Clinical aspects of acid–base disturbances

Disturbances of acid–base balance have major effects on the body, including respiration, consciousness, cardiac function (acidosis decreases cardiac contractility and alkalosis has a small opposite effect, with both conditions predisposing to cardiac arrhythmia), renal function, and drug metabolism (Moviat, 2008). Potassium homeostasis is critically affected, with hypokalaemia a usual association of metabolic alkalosis and hyperkalaemia of metabolic acidosis.

Primary acid–base syndromes—these include: (1) respiratory acidosis due to respiratory failure; (2) metabolic acidosis due to diabetic ketoacidosis, lactic acidosis from multiple causes, renal acidosis, and poisoning by agents such as salicylate and methanol; (3) respiratory alkalosis due to hyperventilation; and (4) metabolic alkalosis due to the use of potassium-losing diuretics and persistent severe vomiting.

Arterial blood gas analysis—clinical evaluation cannot determine arterial pH, PaCO2, and bicarbonate concentration. Sampling of arterial blood is required. Blood gas analysers measure pH and Pco2 directly, and calculate plasma bicarbonate. They also generally provide at least two other derived acid–base variables that are attempts to provide a measurement independent of respiratory disturbance and thus indicative of any underlying pure metabolic disturbance: (1) standard bicarbonate, which represents what the plasma bicarbonate would be if the blood had the normal PaCO2 of 5.33 kPa (40 mmHg) rather than its actual value; and (2) base excess or deficit, which is the amount of alkali in mmol needed to restore the pH of 1 litre of the patient’s blood in vitro to normal (pH 7.4) at a Pco2 of 5.33 kPa. An acid–base diagram is recommended for interpreting the results. Plasma urea, creatinine, sodium, potassium, and chloride, and—when appropriate—lactate, ketoacid, and salicylate concentrations are useful.

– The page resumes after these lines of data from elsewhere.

template <bool IN_LDS, bool PACK, bool MASK, bool GRAD_M, bool WANT_DISP>
__device__ __forceinline__ void bs_run(const BSArgs& a, const float (&m)[8],
                                       BSIn (&set)[2], const float4* gt,
                                       size_t obi, size_t obc, int b,
                                       int l_lo, int NL, int ys, int nitem,
                                       int glo, int wave, int lane,
                                       float (&acc)[16]) {
  const int Wt = a.Wt, nseg = a.nseg;
  const int half = (Wt + 1) >> 1;
  const float s = a.s;
  const float xmax = (float)Wt - 1.0f, ymax = (float)a.Ht - 1.0f;
  const float inv_md = div_rn(1.0f, a.max_disp);
  const float zs_md = a.zscale * inv_md;
  const float* const g_tex_in = a.tex + (long)b * a.tex_sb + (long)l_lo * a.tex_sl;
  const float* const g_disp_in = a.disp + (long)b * a.disp_sb + (long)l_lo * a.disp_sl;
  const int px_last = a.W - 4;
  const float* const g_mask_in =
      MASK ? a.mask + (long)b * a.mask_sb + (long)l_lo * a.mask_sl : nullptr;
  float* const o_mask =
      MASK ? a.g_mask + ((size_t)l_lo * a.B + b) * ((size_t)a.H * a.W) + 4 * lane : nullptr;
  float* const o_tex = a.g_tex + ((size_t)l_lo * a.B + b) * ((size_t)a.H * a.W) * 3 + 12 * lane;
  float* const o_disp = a.g_disp + ((size_t)l_lo * a.B + b) * ((size_t)a.H * a.W) + 4 * lane;
  const size_t lay_px = (size_t)a.B * a.H * a.W;
  bs_lds_f4* const gt3 = (bs_lds_f4*)gt;

  struct Pos { int r, sg, l; };
  auto advance = [&](Pos& p, int n) {
    p.l += n;
    while (p.l >= NL) { p.l -= NL; ++p.sg; }
    while (p.sg >= nseg) { p.sg -= nseg; ++p.r; }
  };
  auto load_item = [&](BSIn& o, const Pos& p, bool live) {
    const Pos q = live ? p : Pos{0, 0, 0};
    const int px = min(q.sg * BS_SEG + 4 * lane, px_last);
    bs_load<PACK>(o, g_disp_in + (long)q.l * a.disp_sl + (long)(ys + q.r) * a.disp_sy + px,
                  g_tex_in + (long)q.l * a.tex_sl + (long)(ys + q.r) * a.tex_sy + (PACK ? 4 : 3) * px);
    if (MASK)
      o.mk = *reinterpret_cast<const float4*>(
          g_mask_in + (long)q.l * a.mask_sl + (long)(ys + q.r) * a.mask_sy + px);
  };
  auto item = [&](const BSIn& in, const Pos& p) {
    const int y = ys + p.r, sg = p.sg, l = p.l;
    const float py = (float)y + 0.5f;
    const float q1 = mrow(m, 1, 0.5f, py, 0.0f);
    const float Y = q1 * s - 0.5f;
    const Axis ay = splat_axis(Y, ymax);
    const bool yok = finite_f(Y);
    const int r0 = yok ? (int)ay.c0s : glo, r1 = yok ? (int)ay.c1s : glo;
    const float pym01 = py * m[1];
    const float dvn[4] = {in.d4.x, in.d4.y, in.d4.z, in.d4.w};
    const float dvp[4] = {in.d4.w, in.t0.w, in.t1.w, in.t2.w};
    const float txn[12] = {in.t0.x, in.t0.y, in.t0.z, in.t0.w, in.t1.x, in.t1.y,
                           in.t1.z, in.t1.w, in.t2.x, in.t2.y, in.t2.z, in.t2.w};
    const float txp[12] = {in.d4.x, in.d4.y, in.d4.z, in.t0.x, in.t0.y, in.t0.z,
                           in.t1.x, in.t1.y, in.t1.z, in.t2.x, in.t2.y, in.t2.z};
    const float (&dv)[4] = PACK ? dvp : dvn;
    const float (&tx)[12] = PACK ? txp : txn;
    const float mkv[4] = {in.mk.x, in.mk.y, in.mk.z, in.mk.w};
    float ot[12], od[4], om[4];
#pragma unroll
    for (int i = 0; i < 4; ++i) {
      const float d = dv[i];
      const float t0 = tx[3 * i], t1 = tx[3 * i + 1], t2 = tx[3 * i + 2];
      const float px = (float)(sg * BS_SEG + 4 * lane + i) + 0.5f;
      const float q0 = ((px * m[0] + pym01) + m[2]) + d * m[3];
      const float X = q0 * s - 0.5f;
      const bool ok = yok && finite_f(X) && finite_f(d);
      const Axis ax = splat_axis(X, xmax);
      float w0 = clamp_small(ax.w0 * ay.w0), w1 = clamp_small(ax.w1 * ay.w0);
      float w2 = clamp_small(ax.w0 * ay.w1), w3 = clamp_small(ax.w1 * ay.w1);
      if (!ok) { w0 = 0.f; w1 = 0.f; w2 = 0.f; w3 = 0.f; }
      const int c0 = ok ? (int)ax.c0s : 0, c1 = ok ? (int)ax.c1s : 0;
      float4 g0, g1, g2, g3;
      if (IN_LDS) {
        bs_lds_f4* ra = gt3 + (r0 - glo) * Wt;
        bs_lds_f4* rb = gt3 + (r1 - glo) * Wt;
        const int s0 = (c0 >> 1) + (c0 & 1) * half, s1 = (c1 >> 1) + (c1 & 1) * half;
        const bs_f4v v0 = ra[s0], v1 = ra[s1], v2 = rb[s0], v3 = rb[s1];
        g0 = make_float4(v0.x, v0.y, v0.z, v0.w); g1 = make_float4(v1.x, v1.y, v1.z, v1.w);
        g2 = make_float4(v2.x, v2.y, v2.z, v2.w); g3 = make_float4(v3.x, v3.y, v3.z, v3.w);
      } else {
        const size_t ra = (size_t)r0 * Wt, rb = (size_t)r1 * Wt;
        g0 = bs_G(a, obi + ra + c0, obc + ra + c0);
        g1 = bs_G(a, obi + ra + c1, obc + ra + c1);
        g2 = bs_G(a, obi + rb + c0, obc + rb + c0);
        g3 = bs_G(a, obi + rb + c1, obc + rb + c1);
      }
      float gsd = 0.0f;
      if (WANT_DISP) {
        const float2* gdl = a.gd + ((size_t)(l_lo + l) * a.B + b) * ((size_t)a.Ht * Wt);
        const size_t ra = (size_t)r0 * Wt, rb = (size_t)r1 * Wt;
        const float2 e0 = gdl[ra + c0], e1 = gdl[ra + c1];
        const float2 e2 = gdl[rb + c0], e3 = gdl[rb + c1];
        const float dz = ok ? d : 0.0f;
        g0.w = g0.w + (e0.y + dz * e0.x); g1.w = g1.w + (e1.y + dz * e1.x);
        g2.w = g2.w + (e2.y + dz * e2.x); g3.w = g3.w + (e3.y + dz * e3.x);
        gsd = __fmaf_rn(w3, e3.x, __fmaf_rn(w2, e2.x, __fmaf_rn(w1, e1.x, w0 * e0.x)));
      }
      const float xn = d * inv_md;
      const float ez = __builtin_amdgcn_exp2f(
          __fmaf_rn(__builtin_amdgcn_fmed3f(d, 0.0f, a.max_disp), a.zA, a.zB));
      const float zw = xn > 0.0f ? ez : 0.0f;
      const float S0 = __fmaf_rn(t0, g0.x, __fmaf_rn(t1, g0.y, __fmaf_rn(t2, g0.z, g0.w)));
      const float S1 = __fmaf_rn(t0, g1.x, __fmaf_rn(t1, g1.y, __fmaf_rn(t2, g1.z, g1.w)));
      const float S2 = __fmaf_rn(t0, g2.x, __fmaf_rn(t1, g2.y, __fmaf_rn(t2, g2.z, g2.w)));
      const float S3 = __fmaf_rn(t0, g3.x, __fmaf_rn(t1, g3.y, __fmaf_rn(t2, g3.z, g3.w)));
      const float a0 = __fmaf_rn(w3, g3.x, __fmaf_rn(w2, g2.x, __fmaf_rn(w1, g1.x, w0 * g0.x)));
      const float a1 = __fmaf_rn(w3, g3.y, __fmaf_rn(w2, g2.y, __fmaf_rn(w1, g1.y, w0 * g0.y)));
      const float a2 = __fmaf_rn(w3, g3.z, __fmaf_rn(w2, g2.z, __fmaf_rn(w1, g1.z, w0 * g0.z)));
      const float gpw = __fmaf_rn(w3, S3, __fmaf_rn(w2, S2, __fmaf_rn(w1, S1, w0 * S0)));
      const float pw = MASK ? zw * mkv[i] : zw;
      ot[3 * i] = a0 * pw; ot[3 * i + 1] = a1 * pw; ot[3 * i + 2] = a2 * pw;
      if (MASK) om[i] = gpw * zw;
      const float k0 = w0 != 0.0f ? pw * S0 : 0.0f, k1 = w1 != 0.0f ? pw * S1 : 0.0f;
      const float k2 = w2 != 0.0f ? pw * S2 : 0.0f, k3 = w3 != 0.0f ? pw * S3 : 0.0f;
      const float gX = -ax.v0 * (k0 * ay.w0 + k2 * ay.w1) + ax.v1 * (k1 * ay.w0 + k3 * ay.w1);
      const float inr = (xn >= 0.0f && xn <= 1.0f) ? 1.0f : 0.0f;
      float gD = gpw * pw * zs_md * inr;
      if (WANT_DISP) gD += gsd * pw;
      const float gd = (gX * s) * m[3] + gD;
      od[i] = ok ? gd : 0.0f;
      if (GRAD_M && ok && sg * BS_SEG + 4 * lane < a.W) {
        const float gY = -ay.v0 * (k0 * ax.w0 + k1 * ax.w1) +
                         ay.v1 * (k2 * ax.w0 + k3 * ax.w1);
        const float gq0 = gX * s, gq1 = gY * s;
        const float gn = -(gq0 * q0 + gq1 * q1 + gD * d);
        grad_m_add(acc, gq0, gq1, gn, gD, px, py, d);
      }
      if (((i + 1) & ((1 << BS_FENCE) - 1)) == 0 && i < 3) asm volatile("" ::: "memory");
    }
    const size_t po = (size_t)l * lay_px + (size_t)y * a.W + (size_t)sg * BS_SEG;
    if (sg * BS_SEG + 4 * lane < a.W) {
      float* pt = o_tex + 3 * po;
      if (a.nt) {
        store_stream_f4(pt, ot[0], ot[1], ot[2], ot[3]);
        store_stream_f4(pt + 4, ot[4], ot[5], ot[6], ot[7]);
        store_stream_f4(pt + 8, ot[8], ot[9], ot[10], ot[11]);
        store_stream_f4(o_disp + po, od[0], od[1], od[2], od[3]);
        if (MASK) store_stream_f4(o_mask + po, om[0], om[1], om[2], om[3]);
      } else {
        *reinterpret_cast<float4*>(pt) = make_float4(ot[0], ot[1], ot[2], ot[3]);
        *reinterpret_cast<float4*>(pt + 4) = make_float4(ot[4], ot[5], ot[6], ot[7]);
        *reinterpret_cast<float4*>(pt + 8) = make_float4(ot[8], ot[9], ot[10], ot[11]);
        *reinterpret_cast<float4*>(o_disp + po) = make_float4(od[0], od[1], od[2], od[3]);
        if (MASK)
          *reinterpret_cast<float4*>(o_mask + po) = make_float4(om[0], om[1], om[2], om[3]);
      }
    }
  };

  Pos p0{0, 0, 0}, p1{0, 0, 0};
  advance(p0, wave);
  advance(p1, wave + BS_NW);
  for (int it = wave; it < nitem; it += 2 * BS_NW) {
    item(set[0], p0);
    advance(p0, 2 * BS_NW);
    load_item(set[0], p0, it + 2 * BS_NW < nitem);
    if (it + BS_NW < nitem) item(set[1], p1);
    advance(p1, 2 * BS_NW);
    load_item(set[1], p1, it + 3 * BS_NW < nitem);
  }
}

Anion gap—the sum of the concentrations of plasma cations (Na+ and K-) normally exceeds that of the anions (Cl and HCO3). This so-called anion gap (range 10–18 mmol/litre) is usually attributable to the net negative charge on plasma proteins, phosphate, sulphate, and organic acids. Metabolic acidoses may have a high or normal anion gap. Those with a high anion gap are due to the ingestion or endogenous generation of acids, usually organic, whose anions are not routinely measured in plasma. Calculation of the anion gap is therefore valuable for diagnosis of metabolic acidosis, but the regre ttable practice of omitting chloride estimations frequently prevents its application.

Management—the mainstay of treatment of acid–base disorders is to eliminate the cause, with restoration of acid–base balance occurring in due course as physiological control mechanisms are able to compensate. It may occasionally be necessary to restore or partly restore normal acid–base status directly, but some interventions of this kind, e.g. infusion of bicarbonate solutions in metabolic acidosis, remain controversial.